The Acquity system has been out for a couple of years now. I would ask your Waters sales rep to provide you with a couple of local references.

[DR]

Wow - 12.5 hours of deafening silence

Kidding aside, our labs have had some success with transfer of Acquity based methods. We have also had some miserable experiences but they are generally due to a developer's failure to realize that the capacities with respect to µg of analyte and injection volume are considerably lower with an Acquity column's dimensions than with a regular analytical column.

Given that the increased sensitivity is mated with a reduced (on column) sample capacity, the dynamic range you can get from an Acquity system is a modest improvement over conventional HPLC.

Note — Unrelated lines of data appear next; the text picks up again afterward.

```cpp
int pps_interp_small_f16x3(const float* G, const float* pts, const float* query, const int64_t* idx, int64_t q, int k, int c,
                           const float* wpack, const void* w16, const float* bias, const float* wtail, int nout, float* out, int* guard,
                           void* stream) {
    if (q < 0 || k < 1 || k > 64 || (c != 32 && c != 64) || nout < 1 || nout > IS_MAX_OUT) return PPS_ERR_ARG;
    if (q == 0) return PPS_OK;
    if (!G || !pts || !query || !idx || !wpack || !w16 || !bias || !wtail || !out || !guard) return PPS_ERR_ARG;
    int cus = cu_count();
    if (cus <= 0) cus = 256;
    const int grid = (int)(q < (int64_t)cus * 8 ? q : (int64_t)cus * 8);
    hipStream_t st = (hipStream_t)stream;
    if (hipMemsetAsync(guard, 0, sizeof(int), st) != hipSuccess) return PPS_ERR_LAUNCH;
    const float* wh = (const float*)w16;
    if (c == 32) {
        hipLaunchKernelGGL((interp_small_kernel<2, true>), dim3(grid), dim3(IS_NT), 0, st, G, pts, query, idx, q, k, wpack, wh, bias, wtail, nout, out, guard);
        hipLaunchKernelGGL((interp_small_kernel<2, false>), dim3(grid), dim3(IS_NT), 0, st, G, pts, query, idx, q, k, wpack, nullptr, bias, wtail, nout, out, guard);
    } else {
        hipLaunchKernelGGL((interp_small_kernel<4, true>), dim3(grid), dim3(IS_NT), 0, st, G, pts, query, idx, q, k, wpack, wh, bias, wtail, nout, out, guard);
        hipLaunchKernelGGL((interp_small_kernel<4, false>), dim3(grid), dim3(IS_NT), 0, st, G, pts, query, idx, q, k, wpack, nullptr, bias, wtail, nout, out, guard);
    }
    return PPS_LAUNCH_CHECK();
}

int pps_pointnet_stn_rows_f32(const float* patches, int64_t q, int p, const float* wpack, const float* bias, float* g,
                              void* stream) {
    if (q < 0 || p < 1) return PPS_ERR_ARG;
    if (q == 0) return PPS_OK;
    if (!patches || !wpack || !bias || !g) return PPS_ERR_ARG;
    return launch_stn_rows<false>(patches, q, p, wpack, wpack + PA_W_XYZ, bias, g, nullptr, stream);
}

int pps_pointnet_stn_fc_f32(const float* g, int64_t q, const float* wpack, const float* bias, float* trans2, void* stream) {
    return stn_fc_f32_impl(g, q, wpack, bias, trans2, nullptr, stream);
}

int pps_pointnet_feat_rows_f32(const float* patches, const float* trans2, int64_t q, int p, const float* wpack,
                               const float* bias, float* xbar, void* stream) {
    if (q < 0 || p < 1) return PPS_ERR_ARG;
    if (q == 0) return PPS_OK;
    if (!patches || !trans2 || !wpack || !bias || !xbar) return PPS_ERR_ARG;
    return launch_feat_rows<false>(patches, trans2, q, p, wpack, wpack + PC_W_XYZ, bias, xbar, nullptr, stream);
}

int pps_pointnet_f16x3(const float* patches, int64_t q, int p, const float* const* weights ,
                       const void* const* w16, float* g, float* trans2, float* xbar, int32_t* range_flag, void* const* events, void* stream) {
    if (q < 0 || p < 1) return PPS_ERR_ARG;
    if (q == 0) return PPS_OK;
    if (!patches || !weights || !w16 || !w16[0] || !w16[1] || !w16[2] || !g || !trans2 || !xbar) return PPS_ERR_ARG;
    hipStream_t st = (hipStream_t)stream;
    int* range = (int*)range_flag;
    int rc = launch_stn_rows<true>(patches, q, p, weights[0], w16[0], weights[1], g, range, stream);
    if (events && events[0]) hipEventRecord((hipEvent_t)events[0], st);
    if (rc != PPS_OK) return rc;
    static int once = set_lds(pointnet_stn_fc_h_kernel, PB_LDS_BYTES);
    (void)once;
    static const int64_t sub = getenv("PPS_PN_SUB") ? atoll(getenv("PPS_PN_SUB")) : 0;
    static const bool reuse = getenv("PPS_PN_SUB_REUSE") != nullptr;
    if (sub > 0 && sub < q) {
        for (int64_t off = 0; off < q && rc == PPS_OK; off += sub) {
            const int64_t n = q - off < sub ? q - off : sub;
            float* t2 = reuse ? trans2 : trans2 + off * 4096;
            hipLaunchKernelGGL(pointnet_stn_fc_h_kernel, dim3(grid_for((n + NW * 16 - 1) / (NW * 16))), dim3(NT), PB_LDS_BYTES, st, g + off * 256, n,
                               (const f32x4*)w16[1], weights[3], (half8*)t2, range);
            rc = launch_feat_rows<true>(patches + off * p * 3, t2, n, p, weights[4], w16[2], weights[5], xbar + off * 128, range, stream);
        }
        if (events && events[1]) hipEventRecord((hipEvent_t)events[1], st);
        if (events && events[2]) hipEventRecord((hipEvent_t)events[2], st);
        return rc;
    }
    hipLaunchKernelGGL(pointnet_stn_fc_h_kernel, dim3(grid_for((q + NW * 16 - 1) / (NW * 16))), dim3(NT), PB_LDS_BYTES, st, g, q,
                       (const f32x4*)w16[1], weights[3], (half8*)trans2, range);
    if (events && events[1]) hipEventRecord((hipEvent_t)events[1], st);
    if (hipGetLastError() != hipSuccess) return PPS_ERR_LAUNCH;
    rc = launch_feat_rows<true>(patches, trans2, q, p, weights[4], w16[2], weights[5], xbar, range, stream);
    if (events && events[2]) hipEventRecord((hipEvent_t)events[2], st);
    return rc;
}

int pps_decode_tail_f32(const float* pooled, const float* xbar, int64_t q, const float* wpack, const float* bias,
                        float* logits, float* occ, void* stream) {
    return decode_tail_f32_impl(pooled, xbar, q, wpack, bias, logits, occ, nullptr, stream);
}

int pps_decode_tail_f16x3(const float* pooled, const float* xbar, int64_t q, const void* w16, const float* bias, float* logits, float* occ,
                          int32_t* range_flag, void* stream) {
    if (q < 0) return PPS_ERR_ARG;
    if (q == 0) return PPS_OK;
    if (!pooled || !xbar || !w16 || !bias || !logits) return PPS_ERR_ARG;
    static int once = set_lds(decode_tail_h_kernel, TL_LDS_BYTES);
    (void)once;
    hipLaunchKernelGGL(decode_tail_h_kernel, dim3(grid_for((q + NW * 16 - 1) / (NW * 16))), dim3(NT), TL_LDS_BYTES, (hipStream_t)stream,
                       pooled, xbar, q, (const f32x4*)w16, bias, logits, occ, (int*)range_flag);
    return PPS_LAUNCH_CHECK();
}

#define PPS_DECODE_WS_HEAD 64
size_t pps_decode_ws_bytes(int64_t q) { return q < 0 ? 0 : (size_t)q * (256 + 256 + 4096 + 256) * sizeof(float) + PPS_DECODE_WS_HEAD; }

static int decode_fwd(const float* table, const float* pts, const float* query, const int64_t* idx, int64_t q, int k,
                      const float* patches, int p, const float* const* weights, float* logits, float* occ, void* ws, void* const* events,
                      void* stream, const void* const* w16 = nullptr) {
    const void* interp_w16 = w16 ? w16[0] : nullptr;
    const bool pn16 = w16 && w16[1] && w16[2] && w16[3];
    if (q < 0) return PPS_ERR_ARG;
    if (q == 0) return PPS_OK;
    if (!weights || !ws || !logits) return PPS_ERR_ARG;
    for (int i = 0; i < 10; ++i)
        if (!weights[i]) return PPS_ERR_ARG;
    int* guard = (int*)ws;
    float* pooled = (float*)ws + PPS_DECODE_WS_HEAD / sizeof(float);
    float* g = pooled + q * 256;
    float* trans2 = g + q * 256;
    float* xbar = trans2 + q * 4096;
    hipStream_t st = (hipStream_t)stream;
    const bool split = interp_w16 || pn16 || (w16 && w16[4]);
    if (split && hipMemsetAsync(guard, 0, sizeof(int), st) != hipSuccess) return PPS_ERR_LAUNCH;
#define PPS_MARK(i) do { if (events && events[i] && hipEventRecord((hipEvent_t)events[i], st) != hipSuccess) return PPS_ERR_LAUNCH; } while (0)
    PPS_MARK(0);
    int rc = interp_w16 ? pps_interp_pool_f16x3(table, pts, query, idx, q, k, weights[0], interp_w16, weights[1], pooled, guard, stream)
                        : pps_interp_pool_f32(table, pts, query, idx, q, k, weights[0], weights[1], pooled, stream);
    PPS_MARK(1);
    if (pn16) {
        if (rc == PPS_OK) rc = pps_pointnet_f16x3(patches, q, p, weights + 2, w16 + 1, g, trans2, xbar, guard, events ? events + 2 : nullptr, stream);
    } else {
        if (rc == PPS_OK) rc = pps_pointnet_stn_rows_f32(patches, q, p, weights[2], weights[3], g, stream);
        PPS_MARK(2);
        if (rc == PPS_OK) rc = pps_pointnet_stn_fc_f32(g, q, weights[4], weights[5], trans2, stream);
        PPS_MARK(3);
        if (rc == PPS_OK) rc = pps_pointnet_feat_rows_f32(patches, trans2, q, p, weights[6], weights[7], xbar, stream);
        PPS_MARK(4);
    }
    if (rc == PPS_OK)
        rc = (w16 && w16[4]) ? pps_decode_tail_f16x3(pooled, xbar, q, w16[4], weights[9], logits, occ, guard, stream)
                             : pps_decode_tail_f32(pooled, xbar, q, weights[8], weights[9], logits, occ, stream);
    PPS_MARK(5);
#undef PPS_MARK
    if (split && rc == PPS_OK) {
        rc = interp_pool_f32_impl(table, pts, query, idx, q, k, weights[0], weights[1], pooled, guard, stream);
        if (rc == PPS_OK) rc = launch_stn_rows<false>(patches, q, p, weights[2], weights[2] + PA_W_XYZ, weights[3], g, guard, stream);
        if (rc == PPS_OK) rc = stn_fc_f32_impl(g, q, weights[4], weights[5], trans2, guard, stream);
        if (rc == PPS_OK) rc = launch_feat_rows<false>(patches, trans2, q, p, weights[6], weights[6] + PC_W_XYZ, weights[7], xbar, guard, stream);
        if (rc == PPS_OK) rc = decode_tail_f32_impl(pooled, xbar, q, weights[8], weights[9], logits, occ, guard, stream);
    }
    return rc;
}

int pps_decode_fwd_f32(const float* table, const float* pts, const float* query, const int64_t* idx, int64_t q, int k,
                       const float* patches, int p, const float* const* weights, float* logits, float* occ, void* ws, void* stream) {
    return decode_fwd(table, pts, query, idx, q, k, patches, p, weights, logits, occ, ws, nullptr, stream);
}

int pps_decode_fwd_events_f32(const float* table, const float* pts, const float* query, const int64_t* idx, int64_t q, int k,
                              const float* patches, int p, const float* const* weights, float* logits, float* occ, void* ws,
                              void* const* events, void* stream) {
    return decode_fwd(table, pts, query, idx, q, k, patches, p, weights, logits, occ, ws, events, stream);
}

int pps_decode_fwd_mixed_f32(const float* table, const float* pts, const float* query, const int64_t* idx, int64_t q, int k,
                             const float* patches, int p, const float* const* weights, const void* const* w16, float* logits, float* occ,
// ... 7 lines not shown
```

Baseline: 12.58 million.

## Prefetch next patch coords and transform matrix across rows in feat kernel

Adds a prefetch variant of the split-precision pointnet feature kernel. It issues the next row block's coordinate load, and on the last row block the next query's transform-matrix load, early via inline asm global loads with hand-placed s_waitcnt. The aim is to hide global load latency behind the MFMA work. The variant is on by default and can be disabled with an environment variable. It relies on exact vmcnt counting (vmcnt(17)), which is fragile and adds register pressure from holding the prefetched matrix.

```diff
diff --git a/ppsurf_amd/csrc/pps_decode.hip b/ppsurf_amd/csrc/pps_decode.hip
--- a/ppsurf_amd/csrc/pps_decode.hip
+++ b/ppsurf_amd/csrc/pps_decode.hip
@@ -906,7 +906,7 @@
 #define PC_WFLOATS (4096 + 8192)
 #define PC_LDS_BYTES ((PC_WFLOATS + PC_W_XYZ + PC_NBIAS) * 4)
 
-template <bool H>
+template <bool H, bool PF = false>
 __global__ __launch_bounds__(PNT, 2) void pointnet_feat_rows_kernel(const float* __restrict__ patches, const float* __restrict__ trans2,
                                                                     int64_t Q, int P, const float* __restrict__ wpack,
                                                                     const f32x4* __restrict__ wdense, const float* __restrict__ bias,
@@ -931,17 +931,43 @@
     const int ntiles = (int)((Q + PNW - 1) / PNW);
     int first, count, stride;
     xcd_tile_range(ntiles, first, count, stride);
+    static_assert(H || !PF, "the early placement exists for the split-precision kernel only");
+    half8 th[4][2], tl[4][2];
+    float cnext = 0.f;
+    bool held = false;
+#define PC_LOAD_M(qq)                                                                                                                       \
+    {                                                                                                                                       \
+        int64_t slot = (qq) * 1024 + 4 * n + g;                                                                                             \
+        if (PF) asm volatile("" : "+v"(slot));         \
+        const half8* tq = PF ? (const half8*)trans2 + slot : (const half8*)trans2 + (qq) * 1024 + 4 * n + g;                                \
+        _Pragma("unroll") for (int ob = 0; ob < 4; ++ob)                                                                                    \
+            _Pragma("unroll") for (int kb = 0; kb < 2; ++kb) {                                                                              \
+                th[ob][kb] = tq[((ob * 2 + kb) * 2) * 64];                                                                                  \
+                tl[ob][kb] = tq[((ob * 2 + kb) * 2 + 1) * 64];                                                                              \
+            }                                                                                                                               \
+    }
+    auto coord_request = [&](int64_t qq, int rb) {
+        const int ri = rb * 16 + n;
+        const float* src = patches + (qq * P + (ri < P ? ri : P - 1)) * 3 + (g < 3 ? g : 2);
+        float v;
+        asm volatile("global_load_dword %0, %1, off" : "=v"(v) : "v"(src) : "memory");
+        return v;
+    };
     for (int it = 0; it < count; ++it) {
         const int64_t q = (int64_t)(first + it * stride) * PNW + wave;
-        if (q >= Q) continue;
-        half8 th[4][2], tl[4][2];
+        if (q >= Q) { held = false; continue; }
+        const int64_t qn = (int64_t)(first + (it + 1) * stride) * PNW + wave;
+        const bool has_next = PF && it + 1 < count && qn < Q;
         f32x4 tf[4][4];
-        if (H) {
-            const half8* tq = (const half8*)trans2 + q * 1024 + 4 * n + g;
-#pragma unroll
-            for (int ob = 0; ob < 4; ++ob)
-#pragma unroll
-                for (int kb = 0; kb < 2; ++kb) { th[ob][kb] = tq[((ob * 2 + kb) * 2) * 64]; tl[ob][kb] = tq[((ob * 2 + kb) * 2 + 1) * 64]; }
+        const bool steady = held;
+        if (H && PF) {
+            if (!held) {
+                cnext = coord_request(q, 0);
+                PC_LOAD_M(q)
+                asm volatile("s_waitcnt vmcnt(0)" : "+v"(cnext), "+v"(tl[3][1]));
+            }
+        } else if (H) {
+            PC_LOAD_M(q)
         } else {
             const f32x4* tq = (const f32x4*)(trans2 + q * 4096);
 #pragma unroll
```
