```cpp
struct SparseTables {
    uint64_t* d_ukeys = nullptr;
    uint32_t* d_offs = nullptr;
    KmxSlot* d_slots = nullptr;
    uint64_t n_ukeys = 0;
    uint32_t log2cap = 0;
};
hipError_t sort_kmer_positions(hipStream_t s, const uint8_t* d_text, uint64_t n, uint32_t k, uint32_t sigma, uint32_t key_bits,
                               uint32_t* d_positions);
hipError_t build_sparse_element(hipStream_t s, const uint8_t* d_text, uint64_t n, uint32_t k, uint32_t sigma, uint32_t key_bits,
                                uint32_t* d_positions, SparseTables* out);
hipError_t sort_pairs_u64(hipStream_t s, uint64_t* keys_a, uint32_t* vals_a, uint64_t* keys_b, uint32_t* vals_b, uint64_t n, uint32_t key_bits,
                          bool* in_b);
void launch_scan(hipStream_t s, const uint32_t* in, uint64_t n, uint64_t* bsum, uint64_t* out,
                 unsigned long long* total_out);
struct FillVariant {
    int e;
    bool nt;
};
struct CounterPub {
    const unsigned long long* cur = nullptr;
    unsigned long long* next = nullptr;
    unsigned long long* host = nullptr;
};
bool launch_scan_tiles(hipStream_t s, const uint32_t* in, uint64_t n, uint64_t* bsum, uint64_t* out,
                       unsigned long long* total_out, uint64_t tile, uint64_t n_tiles_cap, uint32_t* tile_q, int lookup_items,
                       const CounterPub& pub = CounterPub());
FillVariant effective_fill_variant(const FillVariant& v, bool rec32);
uint64_t scan_tile();
uint64_t fill_tile(const FillVariant& v);
void launch_partition(hipStream_t s, const uint64_t* off, uint64_t nq, uint64_t tile, uint64_t n_tiles, uint32_t* tile_q);
void launch_fill(hipStream_t s, const FillVariant& v, bool rec32, const KmxIndexDev* ix, const uint32_t* arena, const uint64_t* hit_off,
                 const uint32_t* tile_q, const unsigned long long* total_dev, uint64_t n_tiles, const QueryDesc& d, uint32_t* out);
void launch_compact(hipStream_t s, const uint32_t* arena, const QueryDesc& d, uint64_t n_stitch,
                    const uint64_t* mask_words, const uint64_t* hit_off, uint32_t* out);
void launch_prefix_len(hipStream_t s, const QueryDesc& d, uint64_t n_prefix, const uint32_t* banded, uint32_t* plen);
void launch_build_phase1(hipStream_t s, const uint8_t* d_text, uint64_t n, uint32_t k, uint32_t sigma, uint64_t n_keys,
                         uint32_t* d_hist, uint64_t* d_scratch_u64, uint64_t* d_bsum, uint32_t* d_offs, uint32_t* d_cursor,
                         unsigned int* d_info, unsigned long long* d_total);
void launch_build_phase2(hipStream_t s, const uint8_t* d_text, uint64_t n, uint32_t k, uint32_t sigma, uint64_t n_keys,
                         const uint32_t* d_offs, uint32_t* d_hist, uint64_t* d_scratch_u64, uint64_t* d_bsum, uint32_t* d_cursor,
                         unsigned int* d_info, unsigned long long* d_total, uint32_t* d_region, uint32_t* d_aoffs, uint32_t a0,
                         int sort_mode, uint32_t* d_atab, uint32_t region_end);
void launch_bucket_sort_block(hipStream_t s, const uint32_t* d_offs, uint64_t n_keys, uint32_t* d_positions);
void launch_prefix_sort_small(hipStream_t s, const KmxIndexDev* ix, const uint64_t* qoff, const QueryDesc& d, uint64_t n_prefix,
                              const uint64_t* hit_off, const uint32_t* arena, uint32_t* out);
void launch_prefix_merge_small(hipStream_t s, const KmxIndexDev* ix, const uint64_t* qoff, const QueryDesc& d, uint64_t n_prefix,
                               const uint64_t* hit_off, const uint32_t* arena, uint32_t* out);
struct PrefixSplitRoom {
    void* splits; uint64_t cap_splits;
    void* tiles; uint64_t cap_tiles;
    uint32_t* counters; uint64_t cap_counters;
    uint32_t* scratch; uint64_t cap_scratch;
};
void launch_prefix_bands(hipStream_t s, const KmxIndexDev* ix, const uint64_t* qoff, const QueryDesc& d, uint64_t n_prefix, const uint64_t* hit_off,
                         const uint32_t* arena, uint32_t* banded, void* bands, uint64_t cap_bands, uint32_t* cuts, uint64_t cap_cuts,
                         unsigned long long* used, const PrefixSplitRoom& sr);
void launch_prefix_split(hipStream_t s, const PrefixSplitRoom& sr, const unsigned long long* used, const uint32_t* arena, uint32_t* banded, uint64_t n_text,
                         void* items, uint64_t cap_items, unsigned long long* n_other);
uint64_t prefix_split_bytes(int what);
// ... 20 lines not shown
```

kmer_index_amd/csrc/kmx_kernels.hip:

```cpp
#include <hip/hip_runtime.h>
#include <stdint.h>

#include <algorithm>
#include <atomic>
#include <type_traits>

#include "kmx_kernels.h"

#define KMX_BLOCK 256
#define KMX_WAVE 64
#define KMX_PSORT_PAIR_CAP 512
#ifndef KMX_PSORT_MULTIWAY_RUNS
#define KMX_PSORT_MULTIWAY_RUNS 4
#endif
#define KMX_PM_WAVE_EMAX (((KMX_PSORT_CAP + (KMX_WAVE - KMX_PSORT_MAX_RUNS / 2) - 1) / (KMX_WAVE - KMX_PSORT_MAX_RUNS / 2)) | 1)
#define KMX_PM_WAVE_PAD (KMX_PSORT_MAX_RUNS + KMX_PM_WAVE_EMAX + 5)
#define KMX_PM_TILE 4096
#define KMX_STAGE_CAP 1024
#define KMX_VGROUP 16
#define KMX_VGROUPS (KMX_WAVE / KMX_VGROUP)
#define KMX_VSLICES (64 / KMX_VGROUP)
#define KMX_VSTAGE (1024 / KMX_VGROUPS)
#define KMX_VCH 8

// ... 378 lines not shown
                    kind = KMX_KIND_STITCH; src = r.src; c0 = r.cnt;
                    key = extra.src;
                    p1 = (uint64_t(extra_delta) << 32) | extra.cnt | (nparts > 2 ? KMX_P1_MORE : 0);
                    if (!(flags & KMX_SEARCH_KEEP_MASKS) && stitch_goes_big(r.cnt, extra.cnt)) p1 |= KMX_P1_BIG;
                    if (track) {
                        uint32_t fmask = 0;
                        for (uint32_t t = 0; t < r.cnt; ++t) {
                            const uint32_t b = ar[r.src + t];
#pragma unroll
                            for (uint32_t i = 0; i < KMX_VRESOLVE; ++i) fmask |= uint32_t(((alive >> i) & 1u) && cand[i] == b) << t;
                        }
                        const uint32_t lo = fmask ? uint32_t(__ffs(int(fmask))) - 1u : 0u, len = uint32_t(__popc(fmask));
                        if ((fmask >> lo) == (1u << len) - 1u) {
                            resolved = true;
                            src = r.src + lo;
                            cnt = len;
                        }
                    }
                }
            }
        }
        if (!ranks_ok) { status = KMX_Q_BAD_RANK; kind = KMX_KIND_NONE; cnt = 0; }
    }
    o.src = src; o.aux = aux; o.key = key; o.p1 = p1; o.cnt = cnt; o.c0 = c0; o.kind = kind; o.status = status; o.resolved = resolved;
}
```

As advertised, you do get better resolving power as a function of the smaller particle sizes of the packings and higher pressures employed. This also leads to reduced run times. As long as you look at Acquity as a means of doing the same old things faster, with better resolution - you won't be dissapointed. If you're looking for a magical instrument that will give you another order of magnitude of sensitivity while you run the same 1mg/100µL samples you're already doing via HPLC, you will be disappointed.

That said, have you tried some of the smaller particle sized packings that are HPLC friendly? One of these may get you there with the Alliance...

[Victor]

DR- you say that you are regularly injecting 1mg/100ul samples ..that's 10,000 mg/l. Is this really correct? Are you working in the pharma industry-is this what people usually do? Is it a big problem to dilute the samples, or does this add unnecessary complexity or time to the method?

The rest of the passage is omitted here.